# Run CleanVision on a dataset in cloud

CleanVision checks can be run on a dataset residing in a cloud storage as well. It currently supports S3, Google Cloud Storage and Azure Blob Storage. Before using CleanVision on a cloud dataset, the appropriate storage needs to be configured on the machine. See the recommended ways to configure different storages on the machine if not already configured

- S3 (`"s3://"`): `aws configure` (same as `boto` configuration).
- Google Storage (`"gs://"`): `gcloud auth login`.
- Azure Blob Storage (`"az://"`): you need to pass your secrets in the `storage_opts`. This is also an option for S3 and Google Storage but is generally not recommended.

Internally CleanVision uses `fsspec` library to support the above cloud datasets. Check the [fsspec documentation](https://filesystem-spec.readthedocs.io/en/latest/) to learn more.

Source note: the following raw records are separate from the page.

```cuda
template <bool SSQ, bool DBG = false>
__global__ void __launch_bounds__(kFtThreads, 1)
k_fir_tmap(const __grid_constant__ FirTmParams P, const __grid_constant__ CUtensorMap tm_in,
           const __grid_constant__ CUtensorMap tm_out) {
    extern __shared__ unsigned char ft_smem_raw[];
    __shared__ uint64_t bar_full[kFtMaxSlots], bar_done[4], bar_taps[2], bar_stg_full[2], bar_stg_free[2];
    __shared__ unsigned done_count;

    const unsigned ring = (smem_u32(ft_smem_raw) + 1023u) & ~1023u;
    const unsigned stg = ring + (unsigned)P.nslot * kFtSlotBytes;
    const unsigned bands = stg + 2 * 16384;
    const unsigned tabs = bands + 2u * 4u * (unsigned)P.ks * 64u;

    const int tid = threadIdx.x, warp = tid >> 5, lane = tid & 31;
    const int row0 = (int)blockIdx.y * kFtRows;
    const int64_t t0 = (int64_t)blockIdx.x * P.tiles_per_seg;
    const int64_t t1 = (t0 + P.tiles_per_seg < P.ntiles) ? t0 + P.tiles_per_seg : P.ntiles;
    if (t0 >= t1) return;

    for (int i = tid; i < P.tab_doubles; i += kFtThreads) {
        sts_f64(tabs + 8u * i, __ldg(P.pfb + i) * P.gain);
        if (P.dpfb) sts_f64(tabs + 8u * (P.tab_doubles + i), __ldg(P.dpfb + i) * P.gain);
    }
    if (tid == 0) {
        done_count = 0u;
        for (int i = 0; i < P.nslot; ++i) mbar_init(&bar_full[i], 1);
        for (int i = 0; i < 4; ++i) mbar_init(&bar_done[i], kFtNCW);
        mbar_init(&bar_taps[0], P.bands_g ? 2 : kFtNAW * 32);
        mbar_init(&bar_taps[1], P.bands_g ? 2 : kFtNAW * 32);
        for (int i = 0; i < 2; ++i) {
            mbar_init(&bar_stg_full[i], kFtNCW / 2);
            mbar_init(&bar_stg_free[i], 1);
        }
        asm volatile("fence.mbarrier_init.release.cluster;" ::: "memory");
    }
    fence_async_smem();
    __syncthreads();

    const int64_t pos_base = (__ldg(P.xi0 + t0 * kFmT) - P.tapsper + 1) & ~int64_t(kFtSlotPos - 1);
    const unsigned band_tile = 4u * (unsigned)P.ks * 64u;

    if (warp < kFtNCW) {
        constexpr int F = 8;
        const int gw = warp & 3, rw = warp >> 2;
        asm volatile("setmaxnreg.inc.sync.aligned.u32 %0;" ::"n"(kFtRegsCompute));
        const int kk = lane & 3, rr = lane >> 2;
        const int rmap = ((rr & 1) << 2) | (rr & 2) | (rr >> 2);
        const int rloc = rw * (8 * F) + rmap;
        const int nn = rr ^ ((kk >> 1) << 2);
        unsigned key = (unsigned)rmap << 4;
        unsigned srow = stg + rloc * 128;
        unsigned bcol = (unsigned)((gw * P.ks + kk) * 64 + nn * 8);
        unsigned arow1 = ring + rloc * 128;
        unsigned ring_end = arow1 + (unsigned)P.nslot * kFtSlotBytes;
        unsigned a_taps = smem_u32(&bar_taps[0]), a_free = smem_u32(&bar_stg_free[rw]), a_full = smem_u32(&bar_stg_full[rw]);
        unsigned a_done = smem_u32(&bar_done[0]), a_cnt = smem_u32(&done_count), lead = lane == 0 ? 1u : 0u;
        asm volatile("" : "+r"(key), "+r"(srow), "+r"(bcol), "+r"(arow1), "+r"(ring_end));
        asm volatile("" : "+r"(a_taps), "+r"(a_free), "+r"(a_full), "+r"(a_done), "+r"(a_cnt), "+r"(lead));
        const int nt = (int)(t1 - t0);
        const int64_t* xp = P.xi0 + t0 * kFmT + 8 * gw;
        double ssq[SSQ ? 8 : 1];
#pragma unroll
        for (int i = 0; i < (SSQ ? 8 : 1); ++i) ssq[i] = 0.0;

        int64_t xq_nx, x7_nx;
        auto fetch_idx = [&](int u) {
            xq_nx = __ldg(xp + (int64_t)u * kFmT);
            x7_nx = __ldg(xp + (int64_t)u * kFmT + 7);
        };
        fetch_idx(0);
        long long dbg_acc[5] = {0, 0, 0, 0, 0};

        unsigned cur = arow1, nxt = arow1;
        int jcur = 0;
        unsigned off[4];
        bool w[4];
        unsigned bq = 0;
        int nbt = 0;
        struct Ops { double a[F], b; };
        Ops o0, o1;

        auto load_ops = [&](Ops& o, auto J) {
            const unsigned ap = (w[J.value] ? nxt : cur) + off[J.value];
#pragma unroll
            for (int i = 0; i < F; ++i) o.a[i] = lds_f64(ap + i * 1024);
            o.b = lds_f64(bq);
            bq += 256;
        };
        auto next_slot = [&]() {
            ++jcur;
            cur = nxt;
            nxt += kFtSlotBytes;
            if (nxt == ring_end) nxt = arow1;
        };
        auto setup = [&](int u, Ops& o) {
            const long long cs = DBG ? clock64() : 0;
            const int s = u & 1;
            const int r = (int)(xq_nx - P.tapsper + 1 - pos_base) + kk;
            int n = (int)(x7_nx - xq_nx) + P.tapsper + 3;
            n >>= 2;
            nbt = n < (P.ks >> 2) ? n : (P.ks >> 2);
            if (u + 1 < nt) fetch_idx(u + 1);
            const int j_new = r >> 4;
            int slot = (int)((cur - arow1) / kFtSlotBytes) + (j_new - jcur);
            while (slot >= P.nslot) slot -= P.nslot;
            while (slot < 0) slot += P.nslot;
            jcur = j_new;
            cur = arow1 + (unsigned)slot * kFtSlotBytes;
            nxt = cur + kFtSlotBytes;
            if (nxt == ring_end) nxt = arow1;
            const unsigned sub0 = (unsigned)(r & 15) << 3;
#pragma unroll
            for (int J = 0; J < 4; ++J) {
                const unsigned q = sub0 + 32u * J;
                w[J] = q >= 128u;
                off[J] = (q & 127u) ^ key;
            }
            bq = bands + s * band_tile + bcol;
            const long long c0 = DBG ? clock64() : 0;
            if (!(P.exp & 16)) mbar_wait_a(a_taps + 8u * s, (unsigned)(u >> 1) & 1u);
            if (DBG) dbg_acc[0] += clock64() - c0;
            load_ops(o, std::integral_constant<int, 0>{});
            if (DBG) dbg_acc[1] += clock64() - cs;
        };
        auto mma_block = [&](double (&acc)[F][2], const Ops& o) {
#pragma unroll
            for (int i = 0; i < F; ++i) dmma884(acc[i][0], acc[i][1], o.a[i], o.b);
        };
        auto stage_store = [&](double (&o)[F][2], int u_old) {
            const long long c0 = DBG ? clock64() : 0;
            if (u_old > 0) mbar_wait_a(a_free, (unsigned)(u_old - 1) & 1u);
            if (DBG) dbg_acc[2] += clock64() - c0;
            if (!(P.exp & 1)) {
                const unsigned sp = srow + (gw >> 1) * 16384 + ((unsigned)(((gw & 1) * 4 + kk) << 4) ^ key);
#pragma unroll
                for (int i = 0; i < F; ++i) sts_v2f64(sp + i * 1024, o[i][0], o[i][1]);
            }
            if (SSQ) {
#pragma unroll
                for (int i = 0; i < F; ++i) ssq[i] = fma(o[i][0], o[i][0], fma(o[i][1], o[i][1], ssq[i]));
            }
            if (DBG) dbg_acc[3] += clock64() - c0;
        };
        auto stage_signal = [&]() {
            const long long c0 = DBG ? clock64() : 0;
            fence_async_smem();
            __syncwarp();
            if (lead) mbar_arrive_a(a_full);
            if (DBG) dbg_acc[3] += clock64() - c0;
        };
        auto tile = [&](double (&acc)[F][2], double (&old)[F][2], int u) {
            const bool more = u + 1 < nt;
#pragma unroll
            for (int i = 0; i < F; ++i) acc[i][0] = acc[i][1] = 0.0;
            const int n = nbt;
            using I0 = std::integral_constant<int, 0>;
            using I1 = std::integral_constant<int, 1>;
            using I2 = std::integral_constant<int, 2>;
            using I3 = std::integral_constant<int, 3>;
            int b = 0;
            bool signalled = u == 0;
            while (true) {
                if (b + 1 < n) {
                    load_ops(o1, I1{});
                    mma_block(acc, o0);
                    if (b == 0 && u > 0) stage_store(old, u - 1);
                } else {
                    if (more) setup(u + 1, o1);
                    mma_block(acc, o0);
                    if (b == 0 && u > 0) stage_store(old, u - 1);
                    o0 = o1;
                    break;
                }
                ++b;
                if (b + 1 < n) {
                    load_ops(o0, I2{});
                    mma_block(acc, o1);
                } else {
                    if (more) setup(u + 1, o0);
                    mma_block(acc, o1);
                    break;
                }
                ++b;
                if (b + 1 < n) {
                    load_ops(o1, I3{});
                    mma_block(acc, o0);
                    if (b == 2 && u > 0) { stage_signal(); signalled = true; }
                } else {
                    if (more) setup(u + 1, o1);
                    mma_block(acc, o0);
                    o0 = o1;
                    break;
                }
                ++b;
                if (b + 1 < n) {
                    next_slot();
                    load_ops(o0, I0{});
                    mma_block(acc, o1);
                } else {
                    if (more) setup(u + 1, o0);
                    mma_block(acc, o1);
                    break;
                }
                ++b;
            }
            if (!signalled) stage_signal();
            __syncwarp();
            if (lead) {
                mbar_arrive_a(a_done + 8u * (u & 3));
                asm volatile("red.release.cta.shared::cta.add.u32 [%0], 1;" ::"r"(a_cnt) : "memory");
            }
        };

        double accA[F][2], accB[F][2];
        setup(0, o0);
        const long long cstart = DBG ? clock64() : 0;
        for (int u = 0; u < nt; u += 2) {
            tile(accA, accB, u);
            if (u + 1 < nt) tile(accB, accA, u + 1);
        }
        if (DBG && warp == 0 && lane == 0) {
            long long* d = P.dbg + ((size_t)blockIdx.y * gridDim.x + blockIdx.x) * 8;
            d[0] = dbg_acc[0]; d[1] = dbg_acc[1]; d[2] = dbg_acc[2]; d[3] = clock64() - cstart; d[6] = dbg_acc[3];
        }
        if (nt & 1) stage_store(accA, nt - 1);
        else stage_store(accB, nt - 1);
        stage_signal();
        if (SSQ) {
#pragma unroll
            for (int i = 0; i < F; ++i) {
                double v = ssq[i];
                v += __shfl_xor_sync(0xffffffffu, v, 1);
                v += __shfl_xor_sync(0xffffffffu, v, 2);
                const int64_t row = (int64_t)row0 + rloc + 8 * i;
                if (kk == 0 && row < P.nrows) atomicAdd(P.scalars + (size_t)(row / P.nch) * P.nscalars + P.sumsq_slot, v);
            }
        }
    } else if (warp < kFtNCW + kFtNAW) {
        asm volatile("setmaxnreg.dec.sync.aligned.u32 %0;" ::"n"(kFtRegsHelper));
        const int grp = warp - kFtNCW;
        if (P.bands_g) {
            if (grp == 0 && lane == 0) {
                const unsigned bytes = 4u * (unsigned)P.ks * 64u;
                int64_t jwait = 0;
                int jw_slot = 0;
                unsigned jw_par = 0;
                for (int64_t t = t0; t < t1; ++t) {
                    const int64_t u = t - t0;
                    const int s = (int)(u & 1);
                    const int64_t hi = (__ldg(P.xi0 + t * kFmT + kFmT - 1) + 4 - pos_base + (kFtSlotPos - 1)) >> 4;
                    if (u >= 2) mbar_wait(&bar_done[(u - 2) & 3], (unsigned)((u - 2) >> 2) & 1u);
                    mbar_expect_tx(&bar_taps[s], bytes);
                    int64_t ep = t / P.epoch_tiles;
                    ep = ep < P.n_epochs ? ep : P.n_epochs - 1;
                    const double* src = P.bands_g + (size_t)(ep * P.period_tiles + t % P.period_tiles) * (bytes / 8);
                    asm volatile("cp.async.bulk.shared::cluster.global.mbarrier::complete_tx::bytes [%0], [%1], %2, [%3];" ::"r"(
                                     bands + (unsigned)s * band_tile),
                                 "l"(src), "r"(bytes), "r"(smem_u32(&bar_taps[s]))
                                 : "memory");
                    while (jwait < hi && !(P.exp & 8)) {
                        mbar_wait(&bar_full[jw_slot], jw_par);
                        ++jwait;
                        if (++jw_slot == P.nslot) { jw_slot = 0; jw_par ^= 1u; }
                    }
                    mbar_arrive(&bar_taps[s]);
                }
            }
            return;
        }
        const int kk = lane & 3, rr = lane >> 2;
        const unsigned pf_tab = tabs, dpf_tab = tabs + 8u * P.tab_doubles;
        const bool has_d = P.dpfb != nullptr;
        const int nblk = P.ks >> 3;
// ... 59 lines not shown
                    const int k = 8 * (b0 + i) + rr;
                    if (b0 + i < nblk) sts_v2f64(band + 8u * (unsigned)(k * 8 + ((2 * kk) ^ (((k >> 1) & 1) << 2))), cv0[i], cv1[i]);
                }
            }
            while (jwait < hi && !(P.exp & 8)) {
                mbar_wait(&bar_full[jw_slot], jw_par);
                ++jwait;
                if (++jw_slot == P.nslot) { jw_slot = 0; jw_par ^= 1u; }
            }
            mbar_arrive(&bar_taps[s]);
            if (DBG) hdbg[1] += clock64() - c1;
        }
        if (DBG && grp == 0 && lane == 0) {
            long long* d = P.dbg + ((size_t)blockIdx.y * gridDim.x + blockIdx.x) * 8;
            d[4] = hdbg[0]; d[5] = hdbg[1];
        }
    } else {
      asm volatile("setmaxnreg.dec.sync.aligned.u32 %0;" ::"n"(kFtRegsMisc));
      if (warp == kFtNCW + kFtNAW) {
        if (lane == 0 && !(P.exp & 8)) {
            const int64_t last_need = __ldg(P.xi0 + (t1 - 1) * kFmT + kFmT - 1) + 4;
            const int64_t nslots_total = (last_need - pos_base + (kFtSlotPos - 1)) >> 4;
            auto lo_of = [&](int64_t t) { return (__ldg(P.xi0 + t * kFmT) - P.tapsper + 1 - pos_base) >> 4; };
            int64_t tp = t0;
            int64_t lo_next = t0 + 1 < t1 ? lo_of(t0 + 1) : (int64_t(1) << 62);
            int s = 0;
            for (int64_t j = 0; j < nslots_total; ++j) {
                if (j >= P.nslot) {
                    const int64_t k = j - P.nslot;
                    while (lo_next <= k) {
                        ++tp;
                        lo_next = tp + 1 < t1 ? lo_of(tp + 1) : (int64_t(1) << 62);
                    }
                    const unsigned target = (unsigned)(tp - t0 + 1) * kFtNCW;
                    unsigned seen;
                    while (true) {
                        asm volatile("ld.acquire.cta.shared::cta.u32 %0, [%1];" : "=r"(seen) : "r"(smem_u32(&done_count)) : "memory");
                        if (seen >= target) break;
                        if (P.exp & 32) __nanosleep(64);
                    }
                }
                mbar_expect_tx(&bar_full[s], kFtSlotBytes);
                tmap_load_2d(ring + (unsigned)s * kFtSlotBytes, &tm_in, (int)(pos_base + j * kFtSlotPos), row0, &bar_full[s]);
                if (++s == P.nslot) s = 0;
            }
        }
      } else {
        const int h = warp - (kFtNCW + kFtNAW + 1);
        if (h < 2 && lane == 0) {
            const bool rows_live = (int64_t)row0 + 64 * h < P.nrows;
            for (int64_t t = t0; t < t1; ++t) {
                const int64_t u = t - t0;
                mbar_wait(&bar_stg_full[h], (unsigned)u & 1u);
                const int64_t m0 = t * kFmT;
                if (!(P.exp & 2) && rows_live) {
                    tmap_store_2d(&tm_out, (int)m0, row0 + 64 * h, stg + 8192u * h);
                    if (m0 + 16 < P.n_out) tmap_store_2d(&tm_out, (int)(m0 + 16), row0 + 64 * h, stg + 16384 + 8192u * h);
                }
                bulk_commit();
                bulk_wait_read_all();
                mbar_arrive(&bar_stg_free[h]);
            }
            bulk_wait_all();
        }
      }
    }
}

}
```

If you are in the cloud the secrets for dataset access may already exist in your environment. In this case, you may not need to do anything. 

### Install optional dependencies

In [None]:
!pip install -U pip
!pip install "cleanvision[s3] @ git+https://github.com/cleanlab/cleanvision.git" # for aws
# !pip install "cleanvision[azure] @ git+https://github.com/cleanlab/cleanvision.git" for azure blob storage
# !pip install "cleanvision[gcs] @ git+https://github.com/cleanlab/cleanvision.git" for google cloud storage

**After you install these packages, you may need to restart your notebook runtime before running the rest of this notebook.**

In [None]:
from cleanvision.imagelab import Imagelab

### Set dataset path and optional arguments

For running CleanVision, we use [Amazon Berkeley Objects (ABO)](https://amazon-berkeley-objects.s3.amazonaws.com/index.html#) dataset that is publicly available on [S3](https://amazon-berkeley-objects.s3.amazonaws.com/index.html#aws). Here we are accessing the dataset using an anonymous connection, however for a private dataset you can supply the credentials using config or environment variables and set `anon=False`.

In [None]:
cloud_path = "s3://amazon-berkeley-objects/images/small/aa/"
storage_opts = {"anon": True}

### Run CleanVision

In [None]:
imagelab = Imagelab(data_path=cloud_path, storage_opts=storage_opts)
imagelab.find_issues()

In [None]:
imagelab.report()

### Explicitly authenticating with credentials
Authentication can also be done by passing appropriate environments to the optional argument `storage_opts`. 

We install a dotenv environment for better handling of the secrets.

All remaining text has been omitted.